→ **Material for this task**:
## Split MSM bucket accumulation into equal flat chunks across persistent lanes

```diff
diff --git a/poly-commit_b200/csrc/impl.cuh b/poly-commit_b200/csrc/impl.cuh
--- a/poly-commit_b200/csrc/impl.cuh
+++ b/poly-commit_b200/csrc/impl.cuh
@@ -2060,11 +2060,12 @@
                                              const uint32_t *, uint32_t, uint32_t *, const uint32_t *, Affine<C> *, rt::stream_t);   \
   EXT template int pcgpu::msm_pair_oneshot_threads<C>(size_t *);
 #define PCGPU_INST_ACC(C, EXT)                                                                                             \
-  EXT template int pcgpu::msm_accumulate_launch<C>(const uint32_t *, const MsmGeom &, const uint32_t *, const uint32_t *, const uint32_t *, \
-                                            const uint32_t *, XYZZ<C> *, uint32_t *, const Affine<C> *, rt::stream_t);
+  EXT template int pcgpu::msm_accumulate_launch<C>(const uint32_t *, const MsmGeom &, const uint32_t *, const uint32_t *, XYZZ<C> *, \
+                                            uint32_t *, const Affine<C> *, uint32_t, rt::stream_t);                        \
+  EXT template int pcgpu::msm_tail_chunks<C>(uint32_t *);
 #define PCGPU_INST_REDUCE(C, EXT)                                                                                          \
-  EXT template int pcgpu::msm_reduce_launch<C>(const MsmGeom &, const uint32_t *, const XYZZ<C> *, XYZZ<C> *, XYZZ<C> *, XYZZ<C> *,    \
-                                        const uint32_t *, const uint32_t *, rt::stream_t);
+  EXT template int pcgpu::msm_reduce_launch<C>(const MsmGeom &, const uint32_t *, uint32_t, const XYZZ<C> *, XYZZ<C> *, XYZZ<C> *, \
+                                        XYZZ<C> *, const uint32_t *, const uint32_t *, rt::stream_t);
 #define PCGPU_INST_SMALL(C, EXT)                                                                                           \
   EXT template int msm_small_to_host<C>(pcgpu_ctx *, const MsmPlan &, const MsmSmallProblem<C> *, uint32_t, bool, host::HXYZZ<C> *);
 #define PCGPU_INST_SRS(C, EXT)                                                                                             \
diff --git a/poly-commit_b200/csrc/msm.cuh b/poly-commit_b200/csrc/msm.cuh
--- a/poly-commit_b200/csrc/msm.cuh
+++ b/poly-commit_b200/csrc/msm.cuh
@@ -211,20 +211,23 @@
   return rt::launch<128>(ScanApplyBody{in, n, scratch, out, m}, m, st);
 }
 
-struct TaskCountBody {
-  const uint32_t *offsets; uint32_t L; uint32_t *ntasks; uint32_t heavy_min; uint32_t *heavy_count; uint32_t *heavy_list;
+enum { TAIL_CHUNKS_PER_LANE = 1, HEAVY_BUCKET_TASKS = 8 };
+
+PCGPU_DEV uint32_t tail_chunk_len(uint32_t M, uint32_t chunks, uint32_t L) {
+  const uint32_t s = M / chunks + (M % chunks != 0), lo = L / 2;
+  return s > lo ? s : lo;
+}
+PCGPU_DEV void tail_partials(const uint32_t *offsets, uint32_t b, uint32_t s, uint32_t *t0, uint32_t *t1) {
+  const uint32_t lo = offsets[b], hi = offsets[b + 1];
+  *t0 = lo / s + b;
+  *t1 = lo < hi ? (hi - 1) / s + b + 1 : *t0;
+}
+PCGPU_DEV bool tail_heavy(uint32_t cnt, uint32_t L) { return (cnt + L - 1) / L > HEAVY_BUCKET_TASKS; }
+
+struct HeavyListBody {
+  const uint32_t *offsets; uint32_t L; uint32_t *heavy_count; uint32_t *heavy_list;
   PCGPU_KERNEL_DEV void operator()(size_t b) const {
-    uint32_t cnt = offsets[b + 1] - offsets[b];
-    uint32_t nt = (cnt + L - 1) / L;
-    ntasks[b] = nt;
-    if (nt > heavy_min) heavy_list[rt::atomic_add(heavy_count, 1u)] = (uint32_t)b;
-  }
-};
-struct TaskFillBody {
-  const uint32_t *task_off; uint32_t *task_bucket;
-  PCGPU_KERNEL_DEV void operator()(size_t b) const {
-    uint32_t lo = task_off[b], hi = task_off[b + 1];
-    for (uint32_t t = lo; t < hi; t++) task_bucket[t] = (uint32_t)b;
+    if (tail_heavy(offsets[b + 1] - offsets[b], L)) heavy_list[rt::atomic_add(heavy_count, 1u)] = (uint32_t)b;
   }
 };
 
@@ -297,41 +300,45 @@
 struct MsmAccumulateBody {
   const uint32_t *tables; MsmGeom g;
   const uint32_t *offsets;
-  const uint32_t *task_off;
-  const uint32_t *task_bucket;
   const uint32_t *entries;
   XYZZ<C> *partial;
   uint32_t *queue;
   const Affine<C> *pts;
+  uint32_t chunks;
   PCGPU_KERNEL_DEV void operator()(size_t) const {
-    const uint32_t total = task_off[g.TB];
+    const uint32_t M = offsets[g.TB], s = tail_chunk_len(M, chunks, g.L), total = M / s + (M % s != 0);
     for (;;) {
-      uint32_t t = rt::next_task(queue);
+      const uint32_t t = rt::next_task(queue);
       if (t - (t & 31u) >= total) break;
       if (t >= total) continue;
-      uint32_t b = task_bucket[t];
-      uint32_t t0 = task_off[b], T = task_off[b + 1] - t0, j = t - t0;
-      uint32_t base = offsets[b], cnt = offsets[b + 1] - base;
-      uint32_t lo = base + (uint32_t)(((uint64_t)cnt * j) / T);
-      uint32_t hi = base + (uint32_t)(((uint64_t)cnt * (j + 1)) / T);
+      const uint32_t lo = t * s, hi = M - lo > s ? lo + s : M;
+      uint32_t b = 0, bh = g.TB;
+      while (bh - b > 1) { const uint32_t mid = (b + bh) >> 1; if (offsets[mid] <= lo) b = mid; else bh = mid; }
+      uint32_t next = offsets[b + 1];
       XYZZ<C> acc = XYZZ<C>::inf();
-      if (pts) {
-        for (uint32_t e = lo; e < hi; e++) { Affine<C> a = load_affine<C>(pts + e); xyzz_madd<C>(acc, a, false); }
-      } else {
-        for (uint32_t e = lo; e < hi; e++) {
-          uint32_t v = entries[e];
-          uint32_t grp = (v & ~ENTRY_SIGN) >> ENTRY_GROUP_SHIFT;
-          size_t idx = (size_t)grp * g.table_stride + g.base_off + (v & ENTRY_IDX_MASK);
-          Affine<C> a = load_table_point<C>(tables, idx, g);
-          xyzz_madd<C>(acc, a, (v & ENTRY_SIGN) != 0);
+      for (uint32_t e = lo; e < hi; e++) {
+        if (e == next) {
+          store_xyzz<C>(partial + t + b, acc);
+          acc = XYZZ<C>::inf();
+          do next = offsets[++b + 1]; while (next == e);
         }
-      }
-      store_xyzz<C>(partial + t, acc);
-    }
-  }
-};
-
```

→ **Exercise**:
When a line in the material above includes the word "impl", copy that line.

→ **Written reply**:
diff --git a/poly-commit_b200/csrc/impl.cuh b/poly-commit_b200/csrc/impl.cuh
--- a/poly-commit_b200/csrc/impl.cuh
+++ b/poly-commit_b200/csrc/impl.cuh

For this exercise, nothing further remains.